Task objective:
For the data below, give again exactly the lines from the one containing "void __launch_bounds__(64, (GCAP" through the one containing "const unsigned long", both ends included, and no others.

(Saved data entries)
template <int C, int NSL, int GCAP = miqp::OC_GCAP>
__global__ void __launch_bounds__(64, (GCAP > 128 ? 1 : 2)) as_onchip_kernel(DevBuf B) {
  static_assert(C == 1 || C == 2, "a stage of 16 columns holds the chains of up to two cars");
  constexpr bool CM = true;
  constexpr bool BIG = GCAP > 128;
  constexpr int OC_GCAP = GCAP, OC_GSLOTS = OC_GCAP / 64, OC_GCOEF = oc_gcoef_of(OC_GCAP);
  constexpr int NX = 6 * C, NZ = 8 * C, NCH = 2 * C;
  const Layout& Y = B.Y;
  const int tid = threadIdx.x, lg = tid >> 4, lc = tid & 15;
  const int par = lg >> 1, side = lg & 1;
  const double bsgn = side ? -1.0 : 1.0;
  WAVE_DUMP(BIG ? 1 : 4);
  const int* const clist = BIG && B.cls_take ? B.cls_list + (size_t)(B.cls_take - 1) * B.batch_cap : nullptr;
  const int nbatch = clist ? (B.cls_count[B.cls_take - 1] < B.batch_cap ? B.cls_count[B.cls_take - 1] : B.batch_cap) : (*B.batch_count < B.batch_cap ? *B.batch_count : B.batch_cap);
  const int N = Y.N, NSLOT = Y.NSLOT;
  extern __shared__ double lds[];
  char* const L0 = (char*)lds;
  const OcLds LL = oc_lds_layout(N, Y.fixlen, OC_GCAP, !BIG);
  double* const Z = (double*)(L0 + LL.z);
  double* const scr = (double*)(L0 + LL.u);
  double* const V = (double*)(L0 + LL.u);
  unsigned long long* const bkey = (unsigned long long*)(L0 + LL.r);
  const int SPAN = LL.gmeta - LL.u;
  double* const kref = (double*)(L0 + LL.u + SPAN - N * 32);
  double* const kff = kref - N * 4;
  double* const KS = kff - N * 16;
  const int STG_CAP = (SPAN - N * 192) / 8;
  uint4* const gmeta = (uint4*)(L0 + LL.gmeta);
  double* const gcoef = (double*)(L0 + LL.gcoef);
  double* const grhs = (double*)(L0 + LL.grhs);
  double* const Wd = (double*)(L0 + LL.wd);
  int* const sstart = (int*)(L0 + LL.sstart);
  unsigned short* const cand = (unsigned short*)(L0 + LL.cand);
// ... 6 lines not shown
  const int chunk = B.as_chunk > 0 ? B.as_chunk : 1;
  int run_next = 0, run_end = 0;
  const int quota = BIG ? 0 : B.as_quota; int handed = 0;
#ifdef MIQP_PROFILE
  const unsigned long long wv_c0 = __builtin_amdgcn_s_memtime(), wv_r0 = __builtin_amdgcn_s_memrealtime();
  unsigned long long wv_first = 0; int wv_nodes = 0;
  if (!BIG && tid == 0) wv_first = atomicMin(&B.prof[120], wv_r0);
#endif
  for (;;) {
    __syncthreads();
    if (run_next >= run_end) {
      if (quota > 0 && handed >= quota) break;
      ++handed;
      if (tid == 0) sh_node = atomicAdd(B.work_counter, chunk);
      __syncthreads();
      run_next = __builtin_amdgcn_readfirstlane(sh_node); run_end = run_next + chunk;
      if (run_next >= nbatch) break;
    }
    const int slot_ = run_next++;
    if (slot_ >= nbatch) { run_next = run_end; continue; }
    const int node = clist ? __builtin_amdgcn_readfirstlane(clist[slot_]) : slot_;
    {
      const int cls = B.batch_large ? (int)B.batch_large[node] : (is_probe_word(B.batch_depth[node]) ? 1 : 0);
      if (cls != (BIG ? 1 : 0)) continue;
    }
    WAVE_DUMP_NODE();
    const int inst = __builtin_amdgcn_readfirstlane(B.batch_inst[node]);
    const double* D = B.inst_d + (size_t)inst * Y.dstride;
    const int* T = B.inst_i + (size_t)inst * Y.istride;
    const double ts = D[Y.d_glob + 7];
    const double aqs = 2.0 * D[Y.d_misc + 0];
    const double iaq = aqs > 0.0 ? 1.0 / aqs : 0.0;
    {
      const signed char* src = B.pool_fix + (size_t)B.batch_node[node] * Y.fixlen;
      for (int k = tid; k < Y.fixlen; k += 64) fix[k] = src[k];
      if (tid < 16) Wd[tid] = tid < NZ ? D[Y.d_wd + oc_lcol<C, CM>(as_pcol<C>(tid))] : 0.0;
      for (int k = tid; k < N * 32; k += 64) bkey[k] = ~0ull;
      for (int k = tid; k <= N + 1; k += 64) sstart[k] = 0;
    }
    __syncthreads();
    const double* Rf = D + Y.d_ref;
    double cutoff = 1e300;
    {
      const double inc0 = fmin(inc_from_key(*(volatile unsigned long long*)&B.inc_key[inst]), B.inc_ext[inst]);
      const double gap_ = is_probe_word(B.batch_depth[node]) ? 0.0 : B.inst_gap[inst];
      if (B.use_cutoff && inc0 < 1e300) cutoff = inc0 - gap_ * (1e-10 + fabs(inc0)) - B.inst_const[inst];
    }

==

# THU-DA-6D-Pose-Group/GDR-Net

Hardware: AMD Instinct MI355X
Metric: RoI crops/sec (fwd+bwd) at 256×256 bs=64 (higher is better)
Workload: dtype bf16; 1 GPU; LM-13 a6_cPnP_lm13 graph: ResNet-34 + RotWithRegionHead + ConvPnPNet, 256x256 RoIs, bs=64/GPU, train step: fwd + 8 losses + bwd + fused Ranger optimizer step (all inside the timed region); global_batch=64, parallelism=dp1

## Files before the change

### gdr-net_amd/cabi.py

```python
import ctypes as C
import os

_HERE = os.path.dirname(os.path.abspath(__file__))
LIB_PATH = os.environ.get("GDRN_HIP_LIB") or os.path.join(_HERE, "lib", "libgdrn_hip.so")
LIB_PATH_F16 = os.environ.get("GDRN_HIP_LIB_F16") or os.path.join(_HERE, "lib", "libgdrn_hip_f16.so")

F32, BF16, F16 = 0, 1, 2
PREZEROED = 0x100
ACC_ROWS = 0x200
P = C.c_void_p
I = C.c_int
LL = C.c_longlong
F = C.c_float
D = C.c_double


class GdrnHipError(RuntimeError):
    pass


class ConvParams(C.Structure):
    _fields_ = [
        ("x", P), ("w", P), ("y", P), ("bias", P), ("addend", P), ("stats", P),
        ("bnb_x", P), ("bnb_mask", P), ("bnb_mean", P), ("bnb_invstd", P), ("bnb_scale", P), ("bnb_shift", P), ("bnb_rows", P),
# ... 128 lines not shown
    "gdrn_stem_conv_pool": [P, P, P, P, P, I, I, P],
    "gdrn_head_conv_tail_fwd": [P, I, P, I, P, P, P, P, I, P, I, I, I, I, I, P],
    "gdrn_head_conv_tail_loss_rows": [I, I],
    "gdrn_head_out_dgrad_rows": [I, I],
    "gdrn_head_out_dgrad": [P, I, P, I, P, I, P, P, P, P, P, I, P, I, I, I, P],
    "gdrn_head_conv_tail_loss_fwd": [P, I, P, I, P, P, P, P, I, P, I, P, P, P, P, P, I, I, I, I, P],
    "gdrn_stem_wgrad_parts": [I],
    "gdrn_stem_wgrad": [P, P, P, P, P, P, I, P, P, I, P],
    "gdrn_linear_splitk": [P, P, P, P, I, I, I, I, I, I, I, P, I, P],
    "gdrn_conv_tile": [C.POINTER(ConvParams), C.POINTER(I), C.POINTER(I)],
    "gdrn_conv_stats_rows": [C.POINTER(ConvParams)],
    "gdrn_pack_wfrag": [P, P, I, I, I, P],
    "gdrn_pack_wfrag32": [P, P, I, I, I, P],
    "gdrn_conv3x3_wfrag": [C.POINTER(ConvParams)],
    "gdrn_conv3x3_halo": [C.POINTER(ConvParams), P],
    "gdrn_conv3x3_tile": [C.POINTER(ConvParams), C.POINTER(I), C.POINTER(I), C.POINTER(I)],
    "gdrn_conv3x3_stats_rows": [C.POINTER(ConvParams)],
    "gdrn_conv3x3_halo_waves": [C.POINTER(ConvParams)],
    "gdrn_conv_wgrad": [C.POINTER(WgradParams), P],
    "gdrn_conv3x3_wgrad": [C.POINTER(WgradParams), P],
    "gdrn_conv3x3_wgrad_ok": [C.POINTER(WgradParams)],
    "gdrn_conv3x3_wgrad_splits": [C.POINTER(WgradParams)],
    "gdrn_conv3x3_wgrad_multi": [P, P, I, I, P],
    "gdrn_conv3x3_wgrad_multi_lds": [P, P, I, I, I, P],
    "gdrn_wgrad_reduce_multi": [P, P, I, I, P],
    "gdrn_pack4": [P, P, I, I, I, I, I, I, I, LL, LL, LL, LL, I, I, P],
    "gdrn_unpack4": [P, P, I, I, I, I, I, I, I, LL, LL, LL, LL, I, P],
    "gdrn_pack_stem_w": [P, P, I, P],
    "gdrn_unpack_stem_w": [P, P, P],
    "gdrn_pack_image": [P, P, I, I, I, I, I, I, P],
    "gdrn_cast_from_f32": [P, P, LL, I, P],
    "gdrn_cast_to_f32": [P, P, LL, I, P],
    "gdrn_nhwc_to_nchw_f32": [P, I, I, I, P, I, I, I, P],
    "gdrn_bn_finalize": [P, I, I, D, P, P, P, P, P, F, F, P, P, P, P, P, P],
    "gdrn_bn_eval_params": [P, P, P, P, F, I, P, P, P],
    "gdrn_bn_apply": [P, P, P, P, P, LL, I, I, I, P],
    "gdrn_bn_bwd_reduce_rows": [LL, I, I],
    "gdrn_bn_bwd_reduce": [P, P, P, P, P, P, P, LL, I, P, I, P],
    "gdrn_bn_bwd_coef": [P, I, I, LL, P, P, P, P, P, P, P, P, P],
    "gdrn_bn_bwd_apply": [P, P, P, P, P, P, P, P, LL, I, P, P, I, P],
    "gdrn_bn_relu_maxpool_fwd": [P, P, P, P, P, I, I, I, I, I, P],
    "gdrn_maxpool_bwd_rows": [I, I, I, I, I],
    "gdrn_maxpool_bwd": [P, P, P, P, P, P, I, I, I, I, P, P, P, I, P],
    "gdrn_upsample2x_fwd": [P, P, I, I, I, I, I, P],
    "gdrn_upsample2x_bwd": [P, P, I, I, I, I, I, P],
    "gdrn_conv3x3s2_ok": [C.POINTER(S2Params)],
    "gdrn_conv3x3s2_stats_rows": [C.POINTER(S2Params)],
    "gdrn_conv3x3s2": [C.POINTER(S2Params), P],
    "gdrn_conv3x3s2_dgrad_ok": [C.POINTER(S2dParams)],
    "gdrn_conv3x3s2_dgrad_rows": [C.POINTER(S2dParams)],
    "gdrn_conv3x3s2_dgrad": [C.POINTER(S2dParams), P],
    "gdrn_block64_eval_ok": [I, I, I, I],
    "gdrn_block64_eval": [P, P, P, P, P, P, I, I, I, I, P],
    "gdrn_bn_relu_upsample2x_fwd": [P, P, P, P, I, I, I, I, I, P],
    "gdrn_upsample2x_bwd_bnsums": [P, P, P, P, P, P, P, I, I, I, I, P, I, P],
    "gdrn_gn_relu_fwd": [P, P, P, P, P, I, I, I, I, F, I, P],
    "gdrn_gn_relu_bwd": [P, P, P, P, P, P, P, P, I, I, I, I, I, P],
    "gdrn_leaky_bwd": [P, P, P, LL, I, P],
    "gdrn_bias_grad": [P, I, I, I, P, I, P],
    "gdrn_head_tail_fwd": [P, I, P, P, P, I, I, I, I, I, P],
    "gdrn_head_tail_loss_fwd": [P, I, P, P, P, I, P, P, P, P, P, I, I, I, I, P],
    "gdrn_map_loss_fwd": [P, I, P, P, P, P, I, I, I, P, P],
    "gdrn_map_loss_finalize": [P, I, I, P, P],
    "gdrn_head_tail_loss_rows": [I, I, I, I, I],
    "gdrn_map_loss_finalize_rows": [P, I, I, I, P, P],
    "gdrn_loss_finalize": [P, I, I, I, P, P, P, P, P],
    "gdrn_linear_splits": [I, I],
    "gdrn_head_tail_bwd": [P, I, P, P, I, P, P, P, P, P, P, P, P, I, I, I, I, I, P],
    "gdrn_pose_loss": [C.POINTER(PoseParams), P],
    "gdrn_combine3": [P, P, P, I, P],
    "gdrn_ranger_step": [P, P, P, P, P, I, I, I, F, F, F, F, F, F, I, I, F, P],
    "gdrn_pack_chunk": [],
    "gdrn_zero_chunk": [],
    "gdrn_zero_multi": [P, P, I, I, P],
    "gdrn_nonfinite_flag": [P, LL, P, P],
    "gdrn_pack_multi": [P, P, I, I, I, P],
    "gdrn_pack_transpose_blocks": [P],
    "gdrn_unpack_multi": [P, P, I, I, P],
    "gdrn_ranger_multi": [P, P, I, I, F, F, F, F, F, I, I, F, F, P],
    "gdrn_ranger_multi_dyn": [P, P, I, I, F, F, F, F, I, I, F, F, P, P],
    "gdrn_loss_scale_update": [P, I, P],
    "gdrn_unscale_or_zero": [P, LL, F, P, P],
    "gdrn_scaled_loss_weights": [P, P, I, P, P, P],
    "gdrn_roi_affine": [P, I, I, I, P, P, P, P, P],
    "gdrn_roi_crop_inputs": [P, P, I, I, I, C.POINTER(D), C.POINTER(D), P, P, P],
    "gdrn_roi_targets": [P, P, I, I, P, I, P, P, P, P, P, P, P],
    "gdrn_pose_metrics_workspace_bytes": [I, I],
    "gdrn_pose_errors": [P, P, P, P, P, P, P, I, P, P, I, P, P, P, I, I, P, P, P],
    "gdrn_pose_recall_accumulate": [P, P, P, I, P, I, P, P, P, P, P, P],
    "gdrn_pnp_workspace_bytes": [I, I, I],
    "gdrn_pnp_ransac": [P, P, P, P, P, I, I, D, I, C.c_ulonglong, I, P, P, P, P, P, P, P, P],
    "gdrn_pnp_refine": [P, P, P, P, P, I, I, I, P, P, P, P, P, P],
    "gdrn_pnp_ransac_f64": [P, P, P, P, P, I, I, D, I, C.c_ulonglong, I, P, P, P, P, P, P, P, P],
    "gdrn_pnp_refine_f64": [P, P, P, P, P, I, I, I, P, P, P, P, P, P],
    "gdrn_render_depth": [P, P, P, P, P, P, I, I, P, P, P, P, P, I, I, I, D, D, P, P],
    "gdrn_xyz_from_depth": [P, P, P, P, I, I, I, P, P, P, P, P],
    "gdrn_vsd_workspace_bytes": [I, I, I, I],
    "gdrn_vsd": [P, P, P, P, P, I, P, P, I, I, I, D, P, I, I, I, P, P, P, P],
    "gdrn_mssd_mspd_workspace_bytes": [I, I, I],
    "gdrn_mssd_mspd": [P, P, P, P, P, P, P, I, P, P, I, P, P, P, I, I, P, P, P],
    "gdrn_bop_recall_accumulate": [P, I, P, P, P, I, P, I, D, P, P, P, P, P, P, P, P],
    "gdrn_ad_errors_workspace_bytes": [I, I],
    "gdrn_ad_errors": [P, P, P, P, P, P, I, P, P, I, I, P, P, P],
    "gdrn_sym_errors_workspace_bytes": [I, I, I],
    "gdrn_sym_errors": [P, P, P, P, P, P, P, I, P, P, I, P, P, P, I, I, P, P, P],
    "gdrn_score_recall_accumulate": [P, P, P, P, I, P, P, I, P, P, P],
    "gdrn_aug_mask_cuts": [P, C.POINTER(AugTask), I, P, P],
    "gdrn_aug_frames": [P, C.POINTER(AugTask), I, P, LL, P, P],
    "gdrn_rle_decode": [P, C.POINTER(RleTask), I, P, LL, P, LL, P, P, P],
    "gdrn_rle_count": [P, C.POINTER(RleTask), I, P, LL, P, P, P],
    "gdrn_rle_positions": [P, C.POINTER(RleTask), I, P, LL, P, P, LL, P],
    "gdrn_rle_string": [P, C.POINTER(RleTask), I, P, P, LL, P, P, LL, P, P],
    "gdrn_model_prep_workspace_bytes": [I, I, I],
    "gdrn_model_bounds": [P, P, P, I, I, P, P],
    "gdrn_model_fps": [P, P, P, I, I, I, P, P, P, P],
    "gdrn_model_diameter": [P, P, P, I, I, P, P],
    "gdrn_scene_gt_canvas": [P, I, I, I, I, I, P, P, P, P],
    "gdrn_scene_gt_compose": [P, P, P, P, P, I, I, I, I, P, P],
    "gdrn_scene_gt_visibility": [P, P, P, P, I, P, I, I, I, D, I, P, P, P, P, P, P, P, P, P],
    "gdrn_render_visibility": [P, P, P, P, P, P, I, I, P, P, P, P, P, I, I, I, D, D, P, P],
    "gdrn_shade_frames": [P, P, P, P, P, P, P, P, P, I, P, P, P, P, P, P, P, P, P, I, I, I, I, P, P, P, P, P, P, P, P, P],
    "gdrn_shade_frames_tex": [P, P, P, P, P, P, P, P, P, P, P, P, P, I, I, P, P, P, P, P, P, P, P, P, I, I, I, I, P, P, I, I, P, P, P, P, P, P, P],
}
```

Written answer:
__global__ void __launch_bounds__(64, (GCAP > 128 ? 1 : 2)) as_onchip_kernel(DevBuf B) {
  static_assert(C == 1 || C == 2, "a stage of 16 columns holds the chains of up to two cars");
  constexpr bool CM = true;
  constexpr bool BIG = GCAP > 128;
  constexpr int OC_GCAP = GCAP, OC_GSLOTS = OC_GCAP / 64, OC_GCOEF = oc_gcoef_of(OC_GCAP);
  constexpr int NX = 6 * C, NZ = 8 * C, NCH = 2 * C;
  const Layout& Y = B.Y;
  const int tid = threadIdx.x, lg = tid >> 4, lc = tid & 15;
  const int par = lg >> 1, side = lg & 1;
  const double bsgn = side ? -1.0 : 1.0;
  WAVE_DUMP(BIG ? 1 : 4);
  const int* const clist = BIG && B.cls_take ? B.cls_list + (size_t)(B.cls_take - 1) * B.batch_cap : nullptr;
  const int nbatch = clist ? (B.cls_count[B.cls_take - 1] < B.batch_cap ? B.cls_count[B.cls_take - 1] : B.batch_cap) : (*B.batch_count < B.batch_cap ? *B.batch_count : B.batch_cap);
  const int N = Y.N, NSLOT = Y.NSLOT;
  extern __shared__ double lds[];
  char* const L0 = (char*)lds;
  const OcLds LL = oc_lds_layout(N, Y.fixlen, OC_GCAP, !BIG);
  double* const Z = (double*)(L0 + LL.z);
  double* const scr = (double*)(L0 + LL.u);
  double* const V = (double*)(L0 + LL.u);
  unsigned long long* const bkey = (unsigned long long*)(L0 + LL.r);
  const int SPAN = LL.gmeta - LL.u;
  double* const kref = (double*)(L0 + LL.u + SPAN - N * 32);
  double* const kff = kref - N * 4;
  double* const KS = kff - N * 16;
  const int STG_CAP = (SPAN - N * 192) / 8;
  uint4* const gmeta = (uint4*)(L0 + LL.gmeta);
  double* const gcoef = (double*)(L0 + LL.gcoef);
  double* const grhs = (double*)(L0 + LL.grhs);
  double* const Wd = (double*)(L0 + LL.wd);
  int* const sstart = (int*)(L0 + LL.sstart);
  unsigned short* const cand = (unsigned short*)(L0 + LL.cand);
// ... 6 lines not shown
  const int chunk = B.as_chunk > 0 ? B.as_chunk : 1;
  int run_next = 0, run_end = 0;
  const int quota = BIG ? 0 : B.as_quota; int handed = 0;
#ifdef MIQP_PROFILE
  const unsigned long long wv_c0 = __builtin_amdgcn_s_memtime(), wv_r0 = __builtin_amdgcn_s_memrealtime();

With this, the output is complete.